Now on to the positive. Supporting high growth in the pharmaceutical industry, RPO provider The RightThing issued a press release on June 1, 2010 stating that as hiring freezes across the U.S. begin to lift, there has been a major trend in pharmaceutical client hiring as organizations begin to rebuild their employee base. Over the last four months, The RightThing has assisted in major expansions (to the tune of 2,300 total positions) with five North American pharmaceutical companies including Boehringer Ingelheim.

And the NelsonHall contract database provides evidence of HRO’s growth in the banking and manufacturing industries. A hefty number of the most recently signed HRO contracts include Xafinity with BAE (pension administration), Kenexa with MphasiS (a 360-degree survey program), Xchanging with Insyte (multi-process HRO), Alexander Mann with Premier Foods (contingent workforce), Liberata with the U.K. Ministry of Justice (a portion of which is for payroll outsourcing), Hewitt with International Paper (multi-process HRO) and Manpower with Techcombank (RPO and staffing).

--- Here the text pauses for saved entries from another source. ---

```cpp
extern "C" int eod_conv2d_plan(const EodConvDesc* d, EodConvPlan* out) {
  if (!out) return EOD_ERR_NULL;
  const int st = check_desc(d);
  if (st != EOD_OK) return st;
  const Plan pl = make_plan(d, total_rows(d));
  out->tile = pl.tile; out->bm = pl.bm; out->bn = pl.bn; out->bk = pl.bk;
  out->splitk = pl.splitk; out->cps = pl.cps; out->nchunks = pl.nchunks;
  out->wavek = pl.wavek; out->glds = pl.glds;
  out->tiles_m = pl.tiles_m; out->tiles_n = pl.tiles_n;
  out->gn_fused = (d->gn_partial && pl.splitk > 1) ? 1 : 0;
  return EOD_OK;
}

extern "C" size_t eod_conv2d_workspace_bytes(const EodConvDesc* d) {
  if (check_desc(d) != EOD_OK) return 0;
  const int M = total_rows(d);
  const Plan pl = make_plan(d, M);
  if (pl.splitk <= 1) return 0;
  return (size_t)pl.splitk * M * d->Cout * sizeof(float);
}

extern "C" int eod_conv2d(const EodConvDesc* d, eod_stream_t stream) {
  const int st = check_desc(d);
  if (st != EOD_OK) return st;
  hipStream_t s = static_cast<hipStream_t>(stream);
  ConvArgs a{};
  a.x = d->x; a.w = d->w; a.bias = d->bias; a.res = d->res; a.y = d->y;
  a.partial = d->workspace;
  a.m_count = d->m_count; a.m_unit = d->m_unit;
  a.m_segs = d->m_segments > 1 ? d->m_segments : 1;
  a.seg_rows = a.m_segs > 1 ? (d->N / d->m_segments) * d->OH * d->OW : 0;
  a.fuse_w = d->fuse_w; a.out_units = d->out_units; a.fuse_b = d->fuse_b;
  a.N = d->N; a.H = d->H; a.W = d->W; a.Cin = d->Cin; a.OH = d->OH; a.OW = d->OW; a.Cout = d->Cout;
  a.KH = d->KH; a.KW = d->KW; a.stride = d->stride; a.pad = d->pad; a.Kpad = d->Kpad;
  a.M = total_rows(d);
  a.div_ow = eod_make_fastdiv((unsigned)(d->OW > 0 ? d->OW : 1));
  a.div_oh = eod_make_fastdiv((unsigned)(d->OH > 0 ? d->OH : 1));
  a.div_row = eod_make_fastdiv((unsigned)(d->Cout % 4 == 0 ? d->Cout / 4 : d->Cout));
  a.div_cd = eod_make_fastdiv((unsigned)((d->Cout >> 2) > 0 ? (d->Cout >> 2) : 1));
  a.div_bh = eod_make_fastdiv((unsigned)(d->OH > 2 ? d->OH - 2 : 1));
  a.div_bw = eod_make_fastdiv((unsigned)(d->OW > 2 ? d->OW - 2 : 1));
  a.div_bi = eod_make_fastdiv((unsigned)(d->OH > 2 && d->OW > 2 ? (d->OH - 2) * (d->OW - 2) : 1));
  {
    const size_t xe = d->levels > 0 ? (size_t)d->level_off[d->levels] * d->Cin : (size_t)d->N * d->H * d->W * d->Cin;
    a.x_bytes = (unsigned)(xe * sizeof(float));
    a.w_bytes = (unsigned)((size_t)d->Cout * d->Kpad * sizeof(float));
    a.w3 = d->w_split;
    a.w3_bytes = (unsigned)((size_t)d->Cout * d->Kpad * 6);
    a.wh = d->w_half;
    a.wh_bytes = (unsigned)((size_t)d->Cout * d->Kpad * 2);
  }
  a.nlv = d->levels > 0 ? d->levels : 0;
  for (int l = 0; l < a.nlv; ++l) {
    a.lv_off[l] = d->level_off[l];
    a.lv_h[l] = d->level_h[l];
    a.lv_w[l] = d->level_w[l];
  }
  if (a.nlv) a.lv_off[a.nlv] = d->level_off[a.nlv];
  a.relu = d->relu; a.res_mode = d->res_mode; a.in_relu = d->in_relu; a.out_mode = d->out_mode;
  a.gate = d->gate;
  a.out_scale = d->out_scale;
  a.gn_partial = d->gn_partial;
  a.gn_groups = d->gn_groups;
  a.y2 = d->y2;
  a.split_n = d->split_n;
  const Plan pl = make_plan(d, a.M);
  if (d->gn_partial && pl.splitk <= 1) return EOD_ERR_BAD_DIMS;
  a.nchunks = pl.nchunks;
  a.splitk = pl.splitk; a.cps = pl.cps; a.tiles_m = pl.tiles_m; a.tiles_n = pl.tiles_n;
  a.border = pl.border;
  if (pl.splitk > 1) {
    const size_t need = (size_t)pl.splitk * a.M * a.Cout * sizeof(float);
    if (!d->workspace || d->workspace_bytes < need) return EOD_ERR_CAPACITY;
  }
  dim3 grid(pl.tiles_m * pl.tiles_n, pl.splitk);
  if (pl.border) grid.x = (pl.tiles_m + 7) / 8 * 8 * pl.tiles_n;
  if (pl.pw_np) launch_conv_pointwise(a, pl.pw_np, grid, s);
  else if (pl.wavek) launch_conv_wavek(a, pl.wavek, grid, s);
  else if (pl.glds == 3) launch_conv_f16(a, pl.tile, pl.bk, grid, s);
  else if (pl.glds == 2) launch_conv_bf16x3(a, pl.tile, grid, s);
  else launch_conv_fp32(a, pl.tile, pl.bk, d->tap4 != 0, grid, s, d->lds_reserve, d->prefetch2);
  if (pl.splitk > 1) {
    const size_t total = (size_t)a.M * a.Cout;
    const bool vec = a.Cout % 4 == 0;
    int blocks = (int)((total / (vec ? 4 : 1) + 255) / 256);
    if (blocks > 2048) blocks = 2048;
    if (blocks < 1) blocks = 1;
    if (a.gn_partial) {
      int chunks = 0;
      for (int l = 0; l < a.nlv; ++l) chunks += (a.lv_off[l + 1] - a.lv_off[l] + EOD_GN_ROWS - 1) / EOD_GN_ROWS;
      hipLaunchKernelGGL(conv_splitk_reduce_gn_kernel, dim3(chunks), dim3(256), 0, s, a);
    } else if (vec) hipLaunchKernelGGL(conv_splitk_reduce_kernel<4>, dim3(blocks), dim3(256), 0, s, a);
    else hipLaunchKernelGGL(conv_splitk_reduce_kernel<1>, dim3(blocks), dim3(256), 0, s, a);
  }
  return eod_launch_status();
}
```

embodied_object_detection_amd/csrc/conv_operands.h:

```cpp
#pragma once
#include "conv_common.h"

namespace eodconv {

template <int BM>
__device__ __forceinline__ int conv_first_tile(const ConvArgs& p, int& M) {
  M = conv_row_limit(p, p.M);
  const int ntiles = ((M + BM - 1) / BM) * p.tiles_n;
  if ((int)blockIdx.x >= ntiles) return -1;
  return xcd_remap(blockIdx.x, ntiles);
}

template <int BM>
__device__ __forceinline__ bool conv_claim_tile_border(const ConvArgs& p, int& M, int& tile_m, int& tile_n) {
  M = conv_row_limit(p, p.M);
  const int live = (M + BM - 1) / BM;
  const int xcd = blockIdx.x & 7, k = blockIdx.x >> 3;
  const int g = k / p.tiles_n;
  const int r = g * 8 + xcd;
  tile_n = k - g * p.tiles_n;
  tile_m = live - 1 - r;
  return r < live;
}

__device__ __forceinline__ int conv_chunk_range(const ConvArgs& p, int per, int idx, int& c_end) {
  const int c_begin = idx * per;
  c_end = c_begin + per;
  if (c_end > p.nchunks) c_end = p.nchunks;
  return c_begin;
}

struct RowOrigin {
  int iy0, ix0, off, hh, ww;
};
template <bool MULTI>
__device__ __forceinline__ RowOrigin conv_row_origin(const ConvArgs& p, int m, bool rowok) {
  RowOrigin o = {0, 0, 0, 1, 1};
  if (rowok) {
    if (MULTI) {
      int l = 0;
      while (l + 1 < p.nlv && m >= p.lv_off[l + 1]) ++l;
      const int local = m - p.lv_off[l];
      o.ww = p.lv_w[l];
// ... 117 lines not shown
```

embodied_object_detection_amd/csrc/conv_pointwise.hip:

```cpp
#include "conv_operands.h"

namespace eodconv {
namespace {
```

The continued growth in the banking industry is due to a number of factors. Hit exceptionally hard by the recession with downsizing in HR departments/across the board and in a current state of reorganization, banks are now trying to be more efficient and, in doing so, no longer want to assume the risk of investing in technology and HR staffs when they may be required to downsize again. And there are common roots to continued growth in the healthcare, pharma and manufacturing industries. In addition to reducing risk and becoming more efficient (obviously requisites for any private or public sector organization), it’s also about being able to quickly scale up and down. For example, if the U.S. Food and Drug Administration approves a new drug to prevent or cure a life threatening disease, manufacturers will need to rapidly hire staff to meet demand. Swift hiring of large numbers of employees, which has implications for payroll, benefits and learning, is often difficult for a company to do internally. HRO providers with much more abundant resources can more quickly deploy resources to meet this new demand.